# Instructions to follow
Narrow the data below down to the lines containing "blockIdx".

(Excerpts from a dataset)
● ● ● ●

# GlassyWing/yolo_deepsort

Measured on AMD Instinct MI355X. Metric: end-to-end frames/sec (detect+ReID+assoc), 608x608, higher is better.
Workload: dtype f16x3

## Files before the change

yolo_deepsort_amd/csrc/conv_f16x3.hip:

```cpp
#include "conv_common.h"

#include <map>
#include <mutex>

#include <math.h>
#include <string.h>

namespace yds {


constexpr int ROWB = 144;
__device__ __forceinline__ void split4(const f32x4 &v, h4 &hi, h4 &lo) {
#pragma unroll
    for (int c = 0; c < 4; ++c) {
        float xs = v[c] * A_SCALE;
        _Float16 h = (_Float16)xs;
        hi[c] = h;
        lo[c] = (_Float16)((xs - (float)h) * LO_SCALE);
    }
}

template <int BM, int BN, int ACT, int RES, int AIN>
__global__ __launch_bounds__(256, 2) void conv_igemm_f16x3(ConvKernelArgs p) {
    fp16_saturate_on();
    constexpr int WM = 2, WN = 2;
    constexpr int TM = BM / WM / 32, TN = BN / WN / 32;
    constexpr int A_ROWS = BM / 32, B_ROWS = BN / 32;
    extern __shared__ __attribute__((aligned(16))) char smem16[];
    char *As = smem16;
    char *Bs = smem16 + 2 * BM * ROWB;

    const int tid = threadIdx.x;
    const int lane = tid & 63, wave = __builtin_amdgcn_readfirstlane(tid >> 6);
    const int wm = wave / WN, wn = wave % WN;
    int m0, n0;
    {
        int tm, tn;
        if (!tile_of_block(p, tm, tn)) return;
        m0 = tm * BM;
        n0 = tn * BN;
    }
    const int cq = tid & 7;
    const int r0 = tid >> 3;

    int a_base[A_ROWS], a_iy[A_ROWS], a_ix[A_ROWS];
    const int HoWo = p.Ho * p.Wo;
#pragma unroll
    for (int i = 0; i < A_ROWS; ++i) {
        int m = m0 + r0 + 32 * i;
        if (m < p.M) {
            int img = m / HoWo, rem = m - img * HoWo;
            int oy = rem / p.Wo, ox = rem - oy * p.Wo;
            a_iy[i] = oy * p.stride - p.pad;
            a_ix[i] = ox * p.stride - p.pad;
            a_base[i] = ((img * p.H + a_iy[i]) * p.W + a_ix[i]) * p.ldx;
        } else {
            a_iy[i] = -(1 << 28);
            a_ix[i] = 0;
            a_base[i] = 0;
        }
    }
    int kk = cq * 4, kh = 0, kw = 0, kc = AIN == FMT_H16 ? 0 : kk;
    if (AIN != FMT_H16)
        while (kc >= p.Cin) { kc -= p.Cin; if (++kw == p.ksize) { kw = 0; ++kh; } }
    unsigned w_off[B_ROWS];
#pragma unroll
    for (int i = 0; i < B_ROWS; ++i) w_off[i] = (unsigned)min(n0 + r0 + 32 * i, p.Cout - 1) * (unsigned)p.Kpad * 4u + cq * 16;
    const char *w_bytes = reinterpret_cast<const char *>(p.w), *x_bytes = reinterpret_cast<const char *>(p.x);

    f32x4 a_reg[A_ROWS], b_reg[B_ROWS];
    unsigned a_ok = 0, a_off[A_ROWS], tap_ok = 0;
    int kt_load = 0;
    auto set_tap = [&]() {
        tap_ok = 0;
#pragma unroll
        for (int i = 0; i < A_ROWS; ++i) {
            int iy = a_iy[i] + kh, ix = a_ix[i] + kw;
            bool ok = (unsigned)iy < (unsigned)p.H && (unsigned)ix < (unsigned)p.W;
            tap_ok |= (ok ? 1u : 0u) << i;
            a_off[i] = ok ? (unsigned)(a_base[i] + (kh * p.W + kw) * p.ldx + cq * 4) * 4u : cq * 16u;
        }
    };
    if (AIN == FMT_H16) set_tap();
    auto load_tiles = [&]() {
        if (AIN == FMT_H16) {
            a_ok = tap_ok;
            const char *xg = x_bytes + (size_t)kc * 4;
#pragma unroll
            for (int i = 0; i < A_ROWS; ++i) a_reg[i] = *reinterpret_cast<const f32x4 *>(xg + a_off[i]);
        } else {
            const int tap_off = (kh * p.W + kw) * p.ldx + kc;
            const bool k_ok = kk < p.K;
            a_ok = 0;
#pragma unroll
            for (int i = 0; i < A_ROWS; ++i) {
                int iy = a_iy[i] + kh, ix = a_ix[i] + kw;
                bool ok = k_ok && (unsigned)iy < (unsigned)p.H && (unsigned)ix < (unsigned)p.W;
                a_ok |= (ok ? 1u : 0u) << i;
                a_reg[i] = *reinterpret_cast<const f32x4 *>(p.x + (ok ? a_base[i] + tap_off : 0));
            }
        }
        const char *wg = w_bytes + (size_t)kt_load * 128;
#pragma unroll
        for (int i = 0; i < B_ROWS; ++i) b_reg[i] = *reinterpret_cast<const f32x4 *>(wg + w_off[i]);
    };
    auto advance_k = [&]() {
        ++kt_load;
        kk += 32;
        kc += 32;
        if (AIN == FMT_H16) {
            if (kc >= p.Cin) { kc = 0; if (++kw == p.ksize) { kw = 0; ++kh; } set_tap(); }
        } else {
            while (kc >= p.Cin) { kc -= p.Cin; if (++kw == p.ksize) { kw = 0; ++kh; } }
        }
    };
    auto store_tiles = [&](int buf) {
        char *a = As + buf * BM * ROWB, *b = Bs + buf * BN * ROWB;
#pragma unroll
        for (int i = 0; i < A_ROWS; ++i) {
            f32x4 v = a_reg[i];
            if (!((a_ok >> i) & 1u)) v = f32x4{0, 0, 0, 0};
            if (AIN == FMT_H16) {
                *reinterpret_cast<f32x4 *>(a + (r0 + 32 * i) * ROWB + cq * 16) = v;
            } else {
                h4 hi, lo;
                split4(v, hi, lo);
                char *row = a + (r0 + 32 * i) * ROWB + cq * 8;
                *reinterpret_cast<h4 *>(row) = hi;
                *reinterpret_cast<h4 *>(row + 64) = lo;
            }
        }
#pragma unroll
        for (int i = 0; i < B_ROWS; ++i) *reinterpret_cast<f32x4 *>(b + (r0 + 32 * i) * ROWB + cq * 16) = b_reg[i];
    };

    f32x16 acc1[TM][TN], acc2[TM][TN];
#pragma unroll
    for (int i = 0; i < TM; ++i)
#pragma unroll
        for (int j = 0; j < TN; ++j)
#pragma unroll
            for (int e = 0; e < 16; ++e) { acc1[i][j][e] = 0.f; acc2[i][j][e] = 0.f; }

    const int nk = p.Kpad / 32;
    load_tiles();
    store_tiles(0);
    if (STAGGER && ((blockIdx.x >> 8) & 1)) __builtin_amdgcn_s_sleep(STAGGER / 4);
    __syncthreads();

    const int frag_off = (lane & 31) * ROWB + (lane >> 5) * 16;
    const char *a_lds = As + wm * (BM / WM) * ROWB + frag_off;
    const char *b_lds = Bs + wn * (BN / WN) * ROWB + frag_off;
    for (int kt = 0; kt < nk; ++kt) {
        const int cur = kt & 1;
        const bool more = kt + 1 < nk;
        if (more) { advance_k(); load_tiles(); }
        const char *a = a_lds + cur * BM * ROWB, *b = b_lds + cur * BN * ROWB;
#pragma unroll
        for (int s = 0; s < 2; ++s) {
            h8 ah[TM], al[TM], bh[TN], bl[TN];
#pragma unroll
            for (int i = 0; i < TM; ++i) {
                ah[i] = *reinterpret_cast<const h8 *>(a + i * 32 * ROWB + s * 32);
                al[i] = *reinterpret_cast<const h8 *>(a + i * 32 * ROWB + s * 32 + 64);
            }
#pragma unroll
            for (int j = 0; j < TN; ++j) {
                bh[j] = *reinterpret_cast<const h8 *>(b + j * 32 * ROWB + s * 32);
                bl[j] = *reinterpret_cast<const h8 *>(b + j * 32 * ROWB + s * 32 + 64);
            }
#pragma unroll
            for (int i = 0; i < TM; ++i)
#pragma unroll
                for (int j = 0; j < TN; ++j) {
                    acc1[i][j] = __builtin_amdgcn_mfma_f32_32x32x16_f16(ah[i], bh[j], acc1[i][j], 0, 0, 0);
                    acc2[i][j] = __builtin_amdgcn_mfma_f32_32x32x16_f16(ah[i], bl[j], acc2[i][j], 0, 0, 0);
                    acc2[i][j] = __builtin_amdgcn_mfma_f32_32x32x16_f16(al[i], bh[j], acc2[i][j], 0, 0, 0);
                }
        }
        if (more) store_tiles(cur ^ 1);
        __syncthreads();
    }
#pragma unroll
    for (int i = 0; i < TM; ++i)
#pragma unroll
        for (int j = 0; j < TN; ++j)
#pragma unroll
            for (int e = 0; e < 16; ++e) acc1[i][j][e] = (acc1[i][j][e] + acc2[i][j][e] * (1.f / LO_SCALE)) * (1.f / A_SCALE);
    static_assert(BM * (BN + 4) * 4 <= 2 * (BM + BN) * ROWB, "whole-tile epilogue staging must fit the main-loop LDS");
    conv_epilogue<BM, BN, WM, WN, ACT, RES, BM / WM / 32, BN / WN / 32, 256, true>(p, acc1, reinterpret_cast<float *>(smem16), m0, n0, tid);
}


constexpr int ZERO_PAGE_BYTES = 64 * 1024;

constexpr size_t dma_smem_bytes(int BM, int BN, int NS) {
    return (size_t)NS * (BM + BN) * 128 > conv_stage_bytes(BM, BN) ? (size_t)NS * (BM + BN) * 128 : conv_stage_bytes(BM, BN);
}
template <int BM, int BN, int WM, int WN, int NS, int ACT, int RES, int TERMS>
__global__ __launch_bounds__(WM * WN * 64, (WM * WN != 4 || dma_smem_bytes(BM, BN, NS) > 80 * 1024) ? 1 : (dma_smem_bytes(BM, BN, NS) <= 53 * 1024 ? 3 : 2))
void conv_igemm_f16x3_dma(ConvKernelArgs p, const char *zero_page) {
    fp16_saturate_on();
    constexpr int NW = WM * WN, NT = NW * 64;
    constexpr int TM = BM / WM / 32, TN = BN / WN / 32;
    constexpr int ROW = 128;
    constexpr int A_BYTES = BM * ROW, STAGE = (BM + BN) * ROW;
    constexpr int A_INST = BM / (8 * NW), B_INST = BN / (8 * NW);
    constexpr int IN = A_INST + B_INST;
    static_assert(NS >= 2 && NS <= 4 && A_INST >= 1 && B_INST >= 1, "ring shape");
    extern __shared__ __attribute__((aligned(16))) char ring[];

    const int tid = threadIdx.x;
    const int lane = tid & 63, wave = __builtin_amdgcn_readfirstlane(tid >> 6);
    const int wm = wave / WN, wn = wave % WN;
    int m0, n0;
    {
        int tm, tn;
        if (!tile_of_block(p, tm, tn)) return;
        m0 = tm * BM;
        n0 = tn * BN;
    }
    const int drow = lane >> 3, dpos = lane & 7;
    int a_base[A_INST], a_iy[A_INST], a_ix[A_INST];
    const char *a_src[A_INST];
    const int HoWo = p.Ho * p.Wo;
#pragma unroll
    for (int q = 0; q < A_INST; ++q) {
        const int row = (q * NW + wave) * 8 + drow;
        const int m = m0 + row;
        if (m < p.M) {
            int img = m / HoWo, rem = m - img * HoWo;
            int oy = rem / p.Wo, ox = rem - oy * p.Wo;
            a_iy[q] = oy * p.stride - p.pad;
            a_ix[q] = ox * p.stride - p.pad;
            a_base[q] = ((img * p.H + a_iy[q]) * p.W + a_ix[q]) * p.ldx;
        } else {
            a_iy[q] = -(1 << 28);
            a_ix[q] = 0;
            a_base[q] = 0;
        }
    }
    constexpr int KC = TERMS == 4 ? 64 : 32;
    const bool xs = TERMS == 4 && p.fmt_x == FMT_F16;
    const int xbpc = xs ? 2 : 4;
    auto src_chunk = [&](int q, bool act) {
        const int c = dpos ^ ((((q * NW + wave) * 8 + drow) >> 1) & 7);
        return ((TERMS == 4 && !(act && xs)) ? ((c >> 2) << 3) + (c & 3) : c) * 16;
    };
    const char *w_src[B_INST];
#pragma unroll
    for (int q = 0; q < B_INST; ++q) {
        const int row = (q * NW + wave) * 8 + drow;
        w_src[q] = reinterpret_cast<const char *>(p.w) + (size_t)min(n0 + row, p.Cout - 1) * p.Kpad * 4 + src_chunk(q, false);
    }
    const int nk_all = p.K / KC;
    int t_begin = 0, nk = nk_all;
    if (gridDim.y > 1) {
        const int per = (nk_all + gridDim.y - 1) / gridDim.y;
        t_begin = blockIdx.y * per;
        nk = max(0, min(nk_all, t_begin + per) - t_begin);
        p.y += (size_t)blockIdx.y * (size_t)p.M * p.ldy;
    }
    const int kcs = p.Cin / KC;
    int kh = (t_begin / kcs) / p.ksize, kw = (t_begin / kcs) % p.ksize, kc = (t_begin % kcs) * KC;
#pragma unroll
    for (int q = 0; q < B_INST; ++q) w_src[q] += (size_t)t_begin * (KC * 4);
    auto set_tap = [&]() {
#pragma unroll
        for (int q = 0; q < A_INST; ++q) {
            int iy = a_iy[q] + kh, ix = a_ix[q] + kw;
            bool ok = (unsigned)iy < (unsigned)p.H && (unsigned)ix < (unsigned)p.W;
            a_src[q] = ok ? reinterpret_cast<const char *>(p.x + (a_base[q] + (kh * p.W + kw) * p.ldx)) + src_chunk(q, true) : zero_page;
        }
    };
    set_tap();
    auto piece = [&](int stage, int q) {
        char *sa = ring + stage * STAGE, *sb = sa + A_BYTES;
        if (q < A_INST) {
            __builtin_amdgcn_global_load_lds((glb_void_t *)(a_src[q] + kc * xbpc), (lds_void_t *)(sa + (q * NW + wave) * 8 * ROW), 16, 0, 0);
        } else {
            const int b = q - A_INST;
            __builtin_amdgcn_global_load_lds((glb_void_t *)w_src[b], (lds_void_t *)(sb + (b * NW + wave) * 8 * ROW), 16, 0, 0);
            w_src[b] += KC * 4;
        }
    };
    auto advance_tile = [&]() {
        kc += KC;
        if (kc >= p.Cin) { kc = 0; if (++kw == p.ksize) { kw = 0; ++kh; } set_tap(); }
    };

    f32x16 acc1[TM][TN], acc2[TM][TN];
#pragma unroll
    for (int i = 0; i < TM; ++i)
#pragma unroll
        for (int j = 0; j < TN; ++j)
#pragma unroll
            for (int e = 0; e < 16; ++e) { acc1[i][j][e] = 0.f; acc2[i][j][e] = 0.f; }

#pragma unroll
    for (int s = 0; s < NS - 1; ++s)
        if (s < nk) {
#pragma unroll
            for (int q = 0; q < IN; ++q) piece(s, q);
            advance_tile();
        }
    if (STAGGER && ((blockIdx.x >> 8) & 1)) __builtin_amdgcn_s_sleep(STAGGER / 4);

    const int swz = (lane >> 1) & 7, kb = lane >> 5;
    const int a_frag = (wm * (BM / WM) + (lane & 31)) * ROW, b_frag = A_BYTES + (wn * (BN / WN) + (lane & 31)) * ROW;
    int pos_hi[2], pos_lo[2];
#pragma unroll
    for (int s = 0; s < 2; ++s) { pos_hi[s] = ((2 * s + kb) ^ swz) * 16; pos_lo[s] = ((4 + 2 * s + kb) ^ swz) * 16; }

    constexpr int NF = 2 * (TM + TN);
    constexpr int NM = 3 * TM * TN;
    h8 fr[2][NF];
    auto frag_read = [&](const char *st, int s, int f) {
        const int which = f / 2, lo = f & 1;
        if (TERMS == 1 && lo) return;
        const int off = which < TM ? a_frag + which * 32 * ROW : b_frag + (which - TM) * 32 * ROW;
        fr[s][f] = *reinterpret_cast<const h8 *>(st + off + (lo ? pos_lo[s] : pos_hi[s]));
    };
    auto mfma = [&](int s, int m) {
        const int ij = m / 3, term = m % 3, i = ij / TN, j = ij % TN;
        if (TERMS == 1 && term != 0) return;
        const h8 ah = fr[s][2 * i], al = fr[s][2 * i + 1], bh = fr[s][2 * (TM + j)], bl = fr[s][2 * (TM + j) + 1];
        if (TERMS == 4) {
            if (term == 0) acc1[i][j] = __builtin_amdgcn_mfma_f32_32x32x16_f16(ah, bh, acc1[i][j], 0, 0, 0);
            else if (term == 1) acc1[i][j] = __builtin_amdgcn_mfma_f32_32x32x16_f16(al, bl, acc1[i][j], 0, 0, 0);
            return;
        }
        if (term == 0) acc1[i][j] = __builtin_amdgcn_mfma_f32_32x32x16_f16(ah, bh, acc1[i][j], 0, 0, 0);
        else if (term == 1) acc2[i][j] = __builtin_amdgcn_mfma_f32_32x32x16_f16(ah, bl, acc2[i][j], 0, 0, 0);
        else acc2[i][j] = __builtin_amdgcn_mfma_f32_32x32x16_f16(al, bh, acc2[i][j], 0, 0, 0);
    };
    constexpr int P0 = IN < NM - 4 ? IN : NM - 4;
    constexpr int F0 = NM - P0 < NF ? NM - P0 : NF;
    static_assert(IN - P0 + NF - F0 <= NM, "not enough MFMA slots for the interleaved memory instructions");
    auto frag_order = [&](int k) {
        if (k < 2) return k;
        if (k < 4) return 2 * TM + (k - 2);
        const int r = k - 4, nb = 2 * (TN - 1);
        return r < nb ? 2 * TM + 2 + r : 2 + (r - nb);
    };
    auto step = [&](int t, auto refill_c) {
        constexpr bool REFILL = decltype(refill_c)::value;
        const char *st = ring + (t % NS) * STAGE;
        const int fill_stage = (t + NS - 1) % NS;
#pragma unroll
        for (int f = 0; f < NF; ++f) frag_read(st, 0, f);
        __builtin_amdgcn_sched_barrier(0);
#pragma unroll
        for (int m = 0; m < NM; ++m) {
            mfma(0, m);
            __builtin_amdgcn_sched_barrier(0);
            if (m < P0) { if (REFILL) piece(fill_stage, m); }
            else if (m - P0 < F0) frag_read(st, 1, frag_order(m - P0));
            __builtin_amdgcn_sched_barrier(0);
        }
#pragma unroll
        for (int m = 0; m < NM; ++m) {
            mfma(1, m);
            __builtin_amdgcn_sched_barrier(0);
            if (m < NF - F0) frag_read(st, 1, frag_order(F0 + m));
            else if (REFILL && P0 + (m - (NF - F0)) < IN) piece(fill_stage, P0 + (m - (NF - F0)));
            __builtin_amdgcn_sched_barrier(0);
        }
        if (REFILL) advance_tile();
    };
    int t = 0;
    for (; t + NS - 1 < nk; ++t) {
        wait_vmcnt<(NS - 2) * IN>();
        __builtin_amdgcn_s_barrier();
        step(t, std::true_type{});
    }
    for (; t < nk; ++t) {
        const int younger = nk - 1 - t;
        if (younger >= 1 && NS >= 3) wait_vmcnt<(NS >= 3 ? IN : 0)>(); else wait_vmcnt<0>();
        __builtin_amdgcn_s_barrier();
        step(t, std::false_type{});
    }
    __syncthreads();
#pragma unroll
    for (int i = 0; i < TM; ++i)
#pragma unroll
        for (int j = 0; j < TN; ++j)
#pragma unroll
            for (int e = 0; e < 16; ++e)
                acc1[i][j][e] = TERMS != 3 ? acc1[i][j][e] * (1.f / A_SCALE) : (acc1[i][j][e] + acc2[i][j][e] * (1.f / LO_SCALE)) * (1.f / A_SCALE);
    conv_epilogue<BM, BN, WM, WN, ACT, RES, TM, TN, NT, true>(p, acc1, reinterpret_cast<float *>(ring), m0, n0, tid);
}

static const char *zero_page_dev() {
    static void *z = nullptr;
    if (!z) {
        YDS_HIP(hipMalloc(&z, ZERO_PAGE_BYTES));
        YDS_HIP(hipMemset(z, 0, ZERO_PAGE_BYTES));
    }
    return static_cast<const char *>(z);
}

template <int BM, int BN, int WM, int WN, int NS> static void launch_cfg_dma(const ConvKernelArgs &k, hipStream_t s) {
    const bool xs = k.fmt_x == FMT_F16;
    if (xs ? (k.terms != 1 || k.Cin % 64) : (k.fmt_x != FMT_H16 || k.Cin % 32)) fail("conv: the LDS-DMA kernel needs a pre-split (H16, or F16 in half mode) input");
    if ((size_t)k.Cin * 4 + 128 > (size_t)ZERO_PAGE_BYTES) fail("conv: %d input channels exceed the zero page of the LDS-DMA kernel", k.Cin);
    auto launch = [&](auto A, auto R, auto terms_c) {
        constexpr int TERMS = decltype(terms_c)::value;
        launch_conv_tiles<conv_igemm_f16x3_dma<BM, BN, WM, WN, NS, A, R, TERMS>>(k, BM, BN, k.ksplit > 1 ? k.ksplit : 1, WM * WN * 64, dma_smem_bytes(BM, BN, NS), s,
                                                                                  zero_page_dev());
    };
    dispatch_act_res(k, [&](auto A, auto R) {
        if (k.terms == 1 && k.Cin % 64 == 0) launch(A, R, std::integral_constant<int, 4>{});
        else if (k.terms == 1) launch(A, R, std::integral_constant<int, 1>{});
        else launch(A, R, std::integral_constant<int, 3>{});
    });
}
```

● ● ● ●

# Answer to this task
    if (STAGGER && ((blockIdx.x >> 8) & 1)) __builtin_amdgcn_s_sleep(STAGGER / 4);
        t_begin = blockIdx.y * per;
        p.y += (size_t)blockIdx.y * (size_t)p.M * p.ldy;
    if (STAGGER && ((blockIdx.x >> 8) & 1)) __builtin_amdgcn_s_sleep(STAGGER / 4);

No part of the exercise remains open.